Please output the section of the listing below that opens with the line containing "if (j >= sg.len) return;" and closes with the line containing "v.w ^= h == 3 ? m : 0u;", exactly and with nothing else.

_Records supplied_:
---*---
template <bool TWO_BIT>
__global__ __launch_bounds__(kBlock) void k_act_seed(const uint8_t *__restrict__ base, uint8_t *__restrict__ act, int row_units,
                                                     const MultiSeg *__restrict__ segs, const ActPatch *__restrict__ patches, int per_seg,
                                                     long long units) {
  const long long t = (long long)blockIdx.x * kBlock + threadIdx.x;
  if (t >= units) return;
  const long long q = t / per_seg;
  const int r = (int)(t - q * per_seg), j = r / row_units, u = r - j * row_units;
  const MultiSeg sg = segs[q];
  if (j >= sg.len) return;
  uint4 v = reinterpret_cast<const uint4 *>(base)[(size_t)(sg.image + j) * row_units + u];
  const ActPatch p = patches[sg.run];
  if (u == (int)p.unit) {
    const uint32_t m = 1u << (p.bit & 31), h = p.bit >> 5;
    if constexpr (!TWO_BIT) {
      v.x ^= h == 0 ? m : 0u;
      v.y ^= h == 1 ? m : 0u;
      v.z ^= h == 2 ? m : 0u;
      v.w ^= h == 3 ? m : 0u;
    } else {
      uint32_t sgn = h ? v.y : v.x, nz = h ? v.w : v.z;
      const uint32_t i = (sgn & m) ? 0u : ((nz & m) ? 2u : 1u), k = (i + p.shift) % 3u;
      sgn = k == 0 ? (sgn | m) : (sgn & ~m);
      nz = k != 1 ? (nz | m) : (nz & ~m);
      if (h) { v.y = sgn; v.w = nz; } else { v.x = sgn; v.z = nz; }
    }
  }
  reinterpret_cast<uint4 *>(act)[(size_t)(sg.slot + j) * row_units + u] = v;
}

template <bool TWO_BIT>
__global__ __launch_bounds__(kBlock) void k_act_noise(uint32_t *__restrict__ act, unsigned row_words, const MultiSeg *__restrict__ segs,
                                                      const unsigned long long *__restrict__ seeds, unsigned layer, unsigned rate,
                                                      unsigned long long *__restrict__ counts, unsigned nlayers) {
  const MultiSeg sg = segs[blockIdx.y];
  const unsigned t = blockIdx.x * kBlock + threadIdx.x;
  uint32_t fired = 0;
  if (t < (unsigned)sg.len * row_words) {
    const unsigned j = t / row_words, w = t - j * row_words;
    const unsigned long long seed = seeds[sg.run];
    const uint32_t k0 = (uint32_t)seed, k1 = (uint32_t)(seed >> 32), image = (uint32_t)sg.image + j;
    uint32_t two = 0;
#pragma unroll
    for (int b = 0; b < 8; b++) {
      uint32_t u[4];
      act_noise_block(k0, k1, image, layer, w * 8 + b, u);
#pragma unroll
      for (int e = 0; e < 4; e++) {
        const uint32_t f = u[e] < rate ? 1u : 0u;
        fired |= f << (4 * b + e);
        if constexpr (TWO_BIT) two |= (f & u[e]) << (4 * b + e);
      }
    }
    if (fired) {
      const size_t row = (size_t)(sg.slot + j) * row_words;
      if constexpr (!TWO_BIT) {
        act[row + w] ^= fired;
      } else {
        uint32_t *const p = act + 2 * row + (size_t)(w >> 1) * 4 + (w & 1);
        const uint32_t sgn = p[0], nz = p[2], one = fired & ~two;
        const uint32_t i0 = sgn, i1 = ~sgn & ~nz, i2 = ~sgn & nz;
        const uint32_t n0 = (i2 & one) | (i1 & two), n1 = (i0 & one) | (i2 & two);
        p[0] = (sgn & ~fired) | n0;
        p[2] = (nz & ~fired) | (fired & ~n1);
      }
    }
  }
  unsigned c = __popc(fired);
#pragma unroll
  for (int d = 32; d >= 1; d >>= 1) c += __shfl_xor(c, d, 64);
  if ((threadIdx.x & 63) == 0 && c) atomicAdd(counts + (size_t)sg.run * nlayers + layer, (unsigned long long)c);
}

inline long long lfc_fused_max() {
  static const long long v = [] {
    const char *e = std::getenv("BNN_MI355X_LFC_FUSED_MAX");
    return e ? std::atoll(e) : 1024LL;
  }();
  return v;
}
inline long long lfc_block_max() {
  static const long long v = [] {
    const char *e = std::getenv("BNN_MI355X_LFC_BLOCK_MAX");
    return e ? std::atoll(e) : 131072LL;
  }();
  return v;
}

inline long long l0_tile_min() {
  static const long long v = [] {
    const char *e = std::getenv("BNN_MI355X_L0_TILE_MIN");
    return e ? std::atoll(e) : 8192LL;
  }();
  return v;
}

constexpr long long kConvMfmaMinW1A2 = 384, kConvMfmaMinW2A2 = 256;
inline long long conv_mfma_min() {
  static const long long v = [] {
    const char *e = std::getenv("BNN_MI355X_CONV_MFMA_MIN");
    return e ? std::atoll(e) : 512LL;
  }();
  return v;
}
template <int ARITH>
inline long long conv_mfma_a2_min() {
  static const long long v = [] {
    const char *e = std::getenv("BNN_MI355X_CONV_MFMA_MIN");
    return e ? std::atoll(e) : (ARITH == AR_TT ? kConvMfmaMinW2A2 : kConvMfmaMinW1A2);
  }();
  return v;
}
template <int ARITH, bool OUT2>
inline const uint8_t *conv_mfma_for(const CnvLaunch &a) {
  if constexpr (ARITH == AR_XNOR && !OUT2) return a.n >= conv_mfma_min() ? a.conv_mfma : nullptr;
  else return a.n >= conv_mfma_a2_min<ARITH>() ? a.conv_mfma : nullptr;
}
constexpr long long kTailMfmaMinW1A1 = 3072, kTailMfmaMinW1A2 = 3072, kTailMfmaMinW2A2 = 1024;
constexpr int kTailMfmaStages = 0xF0;
template <int ARITH>
inline long long tail_mfma_min() {
  static const long long v = [] {
    const char *e = std::getenv("BNN_MI355X_TAIL_MFMA_MIN");
    return e ? std::atoll(e) : (ARITH == AR_XNOR ? kTailMfmaMinW1A1 : ARITH == AR_TB ? kTailMfmaMinW1A2 : kTailMfmaMinW2A2);
  }();
  return v;
}
template <int ARITH>
inline const uint8_t *tail_mfma_for(const CnvLaunch &a) {
  if (a.done_flag && a.n == 1) return nullptr;
  return a.n >= tail_mfma_min<ARITH>() ? a.conv_mfma : nullptr;
}
inline unsigned persistent_grid(long long units, long long cap) {
  const long long per = (units + cap - 1) / cap;
  return (unsigned)((units + per - 1) / per);
}
constexpr long long kConvMfmaGrid = 512;
constexpr int kConvMfmaImgsL1 = 2, kConvMfmaImgs = 8;
constexpr int kTailMfmaImgsL4 = 32, kTailMfmaImgsL5 = 32, kTailMfmaImgsFc = 128;
constexpr long long kTailMfmaGrid8 = 256;
#define BNN_TAIL_MFMA(A2, KS, NT, CONV, WAVES, G, cap, in, out, tab)                                                               \
  hipLaunchKernelGGL((k_tail_mfma<A2, KS, NT, CONV, WAVES, G>), dim3(persistent_grid((n + (G) - 1) / (G), (cap))), dim3(64 * (WAVES)), 0, s, \
                     in, out, tab, (int)n)

inline int gpb_for(long long items, int groups) { return (items + kBlock - 1) / kBlock >= 2048 ? groups : 1; }

inline bool narrow_for(long long items, int groups32, long long limit) { return ((items + kBlock - 1) / kBlock) * groups32 < limit; }
constexpr long long kNarrowLimitCnv = 8192, kNarrowLimitLfc = 512;
constexpr long long kFcLastWaveMax = 32768;
constexpr long long kPixelLaneMax = 512;
constexpr long long kCnvTailMax = 1024;

inline dim3 grid_for(long long items, int groups) {
  const long long item_blocks = (items + kBlock - 1) / kBlock;
  return dim3((unsigned)(((item_blocks + 7) / 8) * 8 * groups));
}

#define BNN_LAUNCH(kern, grid, stream, ...)                                   \
  do {                                                                        \
    if ((grid).x > 0) hipLaunchKernelGGL(kern, grid, dim3(kBlock), 0, stream, __VA_ARGS__); \
  } while (0)
#define BNN_STAGE(kern32, kern8, items, groups32, in, out, rows)                                                                   \
  do {                                                                                                                             \
    const long long it_ = (items);                                                                                                 \
    if (narrow_for(it_, (groups32), narrow_limit)) BNN_LAUNCH(kern8, grid_for(it_, (groups32) * 4), s, in, out, rows, (int)it_, (groups32) * 4, 1); \
    else BNN_LAUNCH(kern32, grid_for(it_, (groups32) / gpb_for(it_, (groups32))), s, in, out, rows, (int)it_, (groups32), gpb_for(it_, (groups32))); \
  } while (0)
#define BNN_MARK(ev, i, stream)                          \
  do {                                                   \
    if (ev) (void)hipEventRecord((ev)[i], stream);       \
  } while (0)

template <int ARITH, bool OUT2, bool TWO = false>
void run_cnv_t(const CnvLaunch &a) {
  const long long n = a.n, narrow_limit = kNarrowLimitCnv;
  uint32_t *A = reinterpret_cast<uint32_t *>(a.buf0), *B = reinterpret_cast<uint32_t *>(a.buf1);
  const uint64_t *A64 = reinterpret_cast<const uint64_t *>(a.buf0), *B64 = reinterpret_cast<const uint64_t *>(a.buf1);
  hipStream_t s = a.stream;
  BNN_MARK(a.events, 0, s);
  if (a.l0_mfma) {
    const dim3 g0((unsigned)((n * 900 + kBlock - 1) / kBlock));
    if (a.last_stage >= 0) {
      if (n >= l0_tile_min()) BNN_LAUNCH((k_conv0_tile<OUT2>), dim3((unsigned)((n + kL0Imgs - 1) / kL0Imgs)), s, a.images, A, a.l0_mfma, (int)n);
      else BNN_LAUNCH((k_conv0_mfma<OUT2>), g0, s, a.images, A, a.l0_mfma, (int)(n * 900));
    }
  } else {
    if (a.last_stage >= 0) BNN_LAUNCH((k_conv0<OUT2>), grid_for(n * 900, 2 / gpb_for(n * 900, 2)), s, a.images, A, a.rows[0], (int)(n * 900), 2, gpb_for(n * 900, 2));
  }
  BNN_MARK(a.events, 1, s);
  if constexpr (ARITH == AR_XNOR && !OUT2) {
    const bool pix = n <= kPixelLaneMax;
    const uint8_t *const cm = conv_mfma_for<ARITH, OUT2>(a);
    const dim3 g1(persistent_grid((n + kConvMfmaImgsL1 - 1) / kConvMfmaImgsL1, kConvMfmaGrid)),
        gm(persistent_grid((n + kConvMfmaImgs - 1) / kConvMfmaImgs, kConvMfmaGrid));
    if (a.last_stage >= 1) {
      if (a.l1_literal) {
        BNN_LAUNCH(k_l1_literal, dim3((unsigned)((n * 784 + kBlock - 1) / kBlock)), s, A64, reinterpret_cast<uint64_t *>(B), a.rows[1], (int)(n * 784));
      } else if (a.l1_mfma) {
        const long long pairs = (n + 1) / 2;
        hipLaunchKernelGGL(k_l1_mfma, dim3((unsigned)(pairs < 512 ? pairs : 512)), dim3(256), 0, s, reinterpret_cast<const uint32_t *>(a.buf0), B,
                           a.l1_mfma, (int)n);
      } else if (cm) {
        hipLaunchKernelGGL((k_conv_mfma<30, 2, 2, true, kConvMfmaImgsL1>), g1, dim3(256), 0, s, reinterpret_cast<const uint32_t *>(a.buf0), B, cm,
                           (int)n);
      } else if (pix) BNN_LAUNCH((k_vec_x<9, true, 1, 30, 8, true>), grid_for(n * 784, 8), s, A64, B, a.rows[1], (int)(n * 784), 8, 1);
      else BNN_STAGE((k_quad_x<1, 30, true>), (k_quad_x<1, 30, true, 8>), n * 196, 2, A64, B, a.rows[1]);
    }
    BNN_MARK(a.events, 2, s);
    if (a.last_stage >= 2) {
      if (cm) hipLaunchKernelGGL((k_conv_mfma<14, 2, 4, false, kConvMfmaImgs>), gm, dim3(256), 0, s, B, A, cm + kConvMfmaL2Off, (int)n);
      else if (pix) BNN_LAUNCH((k_vec_x<9, true, 1, 14, 8>), grid_for(n * 144, 16), s, B64, A, a.rows[2], (int)(n * 144), 16, 1);
      else BNN_STAGE((k_quad_x<1, 14, false>), (k_quad_x<1, 14, false, 8>), n * 36, 4, B64, A, a.rows[2]);
    }
    BNN_MARK(a.events, 3, s);
    if (a.last_stage >= 3) {
      if (cm) hipLaunchKernelGGL((k_conv_mfma<12, 4, 4, true, kConvMfmaImgs>), gm, dim3(256), 0, s, A, B, cm + kConvMfmaL3Off, (int)n);
      else if (pix) BNN_LAUNCH((k_vec_x<18, true, 2, 12, 8, true>), grid_for(n * 100, 16), s, A64, B, a.rows[3], (int)(n * 100), 16, 1);
      else BNN_STAGE((k_quad_x<2, 12, true>), (k_quad_x<2, 12, true, 8>), n * 25, 4, A64, B, a.rows[3]);
    }
    BNN_MARK(a.events, 4, s);
    const uint8_t *const tm = tail_mfma_for<ARITH>(a);
    const uint32_t *const A32 = A, *const B32 = B;
    if (!tm && n <= kCnvTailMax && !a.events && a.last_stage >= kCnvStages - 1) {
      hipLaunchKernelGGL(k_cnv_tail, dim3((unsigned)n), dim3(512), 0, s, B64, a.scores, a.classes, a.rows[4], a.rows[5], a.rows[6],
                         a.rows[7], a.rows[8], a.number_class, n == 1 ? a.done_flag : nullptr, a.done_seq);
      return;
    }
    if (a.last_stage >= 4) {
      if (tm && (kTailMfmaStages & 16)) BNN_TAIL_MFMA(false, 18, 8, true, 8, kTailMfmaImgsL4, kTailMfmaGrid8, B32, A, tm + kTailMfmaL4Off);
      else BNN_STAGE((k_vec_x<18, true, 2, 5>), (k_vec_x<18, true, 2, 5, 8>), n * 9, 8, B64, A, a.rows[4]);
    }
    BNN_MARK(a.events, 5, s);
    if (a.last_stage >= 5) {
      if (tm && (kTailMfmaStages & 32)) BNN_TAIL_MFMA(false, 36, 8, false, 8, kTailMfmaImgsL5, kTailMfmaGrid8, A32, B, tm + kTailMfmaL5Off);
      else BNN_STAGE((k_vec_x<36, false, 1, 1>), (k_vec_x<36, false, 1, 1, 8>), n, 8, A64, B, a.rows[5]);
    }
    BNN_MARK(a.events, 6, s);
    if (a.last_stage >= 6) {
      if (tm && (kTailMfmaStages & 64)) BNN_TAIL_MFMA(false, 4, 16, false, 4, kTailMfmaImgsFc, kConvMfmaGrid, B32, A, tm + kTailMfmaL6Off);
      else BNN_STAGE((k_vec_x<4, false, 1, 1>), (k_vec_x<4, false, 1, 1, 8>), n, 16, B64, A, a.rows[6]);
    }
    BNN_MARK(a.events, 7, s);
    if (a.last_stage >= 7) {
      if (tm && (kTailMfmaStages & 128)) BNN_TAIL_MFMA(false, 8, 16, false, 8, kTailMfmaImgsFc, kTailMfmaGrid8, A32, B, tm + kTailMfmaL7Off);
      else BNN_STAGE((k_vec_x<8, false, 1, 1>), (k_vec_x<8, false, 1, 1, 8>), n, 16, A64, B, a.rows[7]);
    }
    BNN_MARK(a.events, 8, s);
  } else {
    const bool pix = n <= kPixelLaneMax;
    const uint8_t *const cm = conv_mfma_for<ARITH, OUT2>(a);
    const uint4 *const A128 = reinterpret_cast<const uint4 *>(a.buf0), *const B128 = reinterpret_cast<const uint4 *>(a.buf1);
    const dim3 g1(persistent_grid((n + kConvMfmaImgsL1 - 1) / kConvMfmaImgsL1, kConvMfmaGrid)),
        gm(persistent_grid((n + kConvMfmaImgs - 1) / kConvMfmaImgs, kConvMfmaGrid));
    if (a.last_stage >= 1) {
      if (cm) hipLaunchKernelGGL((k_conv_mfma_a2<30, 2, 2, true, kConvMfmaImgsL1>), g1, dim3(256), 0, s, A128, B, cm, (int)n);
      else if (pix) BNN_LAUNCH((k_vec<ARITH, 9, OUT2, true, 1, 30, 8, true, TWO>), grid_for(n * 784, 8), s, A64, B, a.rows[1], (int)(n * 784), 8, 1);
      else BNN_STAGE((k_quad<ARITH, 1, 30, true, OUT2, 32, TWO>), (k_quad<ARITH, 1, 30, true, OUT2, 8, TWO>), n * 196, 2, A64, B, a.rows[1]);
    }
    BNN_MARK(a.events, 2, s);
    if (a.last_stage >= 2) {
      if (cm) hipLaunchKernelGGL((k_conv_mfma_a2<14, 2, 4, false, kConvMfmaImgs>), gm, dim3(256), 0, s, B128, A, cm + kConvMfmaA2L2Off, (int)n);
      else if (pix) BNN_LAUNCH((k_vec<ARITH, 9, OUT2, true, 1, 14, 8, false, TWO>), grid_for(n * 144, 16), s, B64, A, a.rows[2], (int)(n * 144), 16, 1);
      else BNN_STAGE((k_quad<ARITH, 1, 14, false, OUT2, 32, TWO>), (k_quad<ARITH, 1, 14, false, OUT2, 8, TWO>), n * 36, 4, B64, A, a.rows[2]);
    }
    BNN_MARK(a.events, 3, s);
    if (a.last_stage >= 3) {
      if (cm) hipLaunchKernelGGL((k_conv_mfma_a2<12, 4, 4, true, kConvMfmaImgs>), gm, dim3(256), 0, s, A128, B, cm + kConvMfmaA2L3Off, (int)n);
      else if (pix) BNN_LAUNCH((k_vec<ARITH, 18, OUT2, true, 2, 12, 8, true, TWO>), grid_for(n * 100, 16), s, A64, B, a.rows[3], (int)(n * 100), 16, 1);
      else BNN_STAGE((k_quad<ARITH, 2, 12, true, OUT2, 32, TWO>), (k_quad<ARITH, 2, 12, true, OUT2, 8, TWO>), n * 25, 4, A64, B, a.rows[3]);
    }
    BNN_MARK(a.events, 4, s);
    const uint8_t *const tm = tail_mfma_for<ARITH>(a);
    if constexpr (!TWO) {
      if (!tm && n <= kCnvTailMax && !a.events && a.last_stage >= kCnvStages - 1) {
        hipLaunchKernelGGL((k_cnv_tail_a2<ARITH>), dim3((unsigned)n), dim3(512), 0, s, B64, a.scores, a.classes, a.rows[4], a.rows[5],
                           a.rows[6], a.rows[7], a.rows[8], a.number_class, n == 1 ? a.done_flag : nullptr, a.done_seq);
        return;
      }
    }
    if (a.last_stage >= 4) {
      if (tm && (kTailMfmaStages & 16)) BNN_TAIL_MFMA(true, 18, 8, true, 8, kTailMfmaImgsL4, kTailMfmaGrid8, B128, A, tm + kTailMfmaA2L4Off);
      else BNN_STAGE((k_vec<ARITH, 18, OUT2, true, 2, 5, 32, false, TWO>), (k_vec<ARITH, 18, OUT2, true, 2, 5, 8, false, TWO>), n * 9, 8, B64, A, a.rows[4]);
    }
    BNN_MARK(a.events, 5, s);
    if (a.last_stage >= 5) {
      if (tm && (kTailMfmaStages & 32)) BNN_TAIL_MFMA(true, 36, 8, false, 8, kTailMfmaImgsL5, kTailMfmaGrid8, A128, B, tm + kTailMfmaA2L5Off);
      else BNN_STAGE((k_vec<ARITH, 36, OUT2, false, 1, 1, 32, false, TWO>), (k_vec<ARITH, 36, OUT2, false, 1, 1, 8, false, TWO>), n, 8, A64, B, a.rows[5]);
    }
    BNN_MARK(a.events, 6, s);
    if (a.last_stage >= 6) {
      if (tm && (kTailMfmaStages & 64)) BNN_TAIL_MFMA(true, 4, 16, false, 4, kTailMfmaImgsFc, kConvMfmaGrid, B128, A, tm + kTailMfmaA2L6Off);
      else BNN_STAGE((k_vec<ARITH, 4, OUT2, false, 1, 1, 32, false, TWO>), (k_vec<ARITH, 4, OUT2, false, 1, 1, 8, false, TWO>), n, 16, B64, A, a.rows[6]);
    }
    BNN_MARK(a.events, 7, s);
    if (a.last_stage >= 7) {
      if (tm && (kTailMfmaStages & 128)) BNN_TAIL_MFMA(true, 8, 16, false, 8, kTailMfmaImgsFc, kTailMfmaGrid8, A128, B, tm + kTailMfmaA2L7Off);
      else BNN_STAGE((k_vec<ARITH, 8, OUT2, false, 1, 1, 32, false, TWO>), (k_vec<ARITH, 8, OUT2, false, 1, 1, 8, false, TWO>), n, 16, A64, B, a.rows[7]);
    }
    BNN_MARK(a.events, 8, s);
  }
  if (a.last_stage >= 8) {
    if (n <= kFcLastWaveMax) BNN_LAUNCH((k_fclast_wave<ARITH, 8, TWO>), dim3((unsigned)((n + 3) / 4)), s, B64, a.scores, a.classes, a.rows[8], (int)n, a.number_class);
    else BNN_LAUNCH((k_fclast<ARITH, 8, TWO>), grid_for(n, 1), s, B64, a.scores, a.classes, a.rows[8], (int)n, a.number_class);
  }
  BNN_MARK(a.events, 9, s);
}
---*---
_Written reply_:
  if (j >= sg.len) return;
  uint4 v = reinterpret_cast<const uint4 *>(base)[(size_t)(sg.image + j) * row_units + u];
  const ActPatch p = patches[sg.run];
  if (u == (int)p.unit) {
    const uint32_t m = 1u << (p.bit & 31), h = p.bit >> 5;
    if constexpr (!TWO_BIT) {
      v.x ^= h == 0 ? m : 0u;
      v.y ^= h == 1 ? m : 0u;
      v.z ^= h == 2 ? m : 0u;
      v.w ^= h == 3 ? m : 0u;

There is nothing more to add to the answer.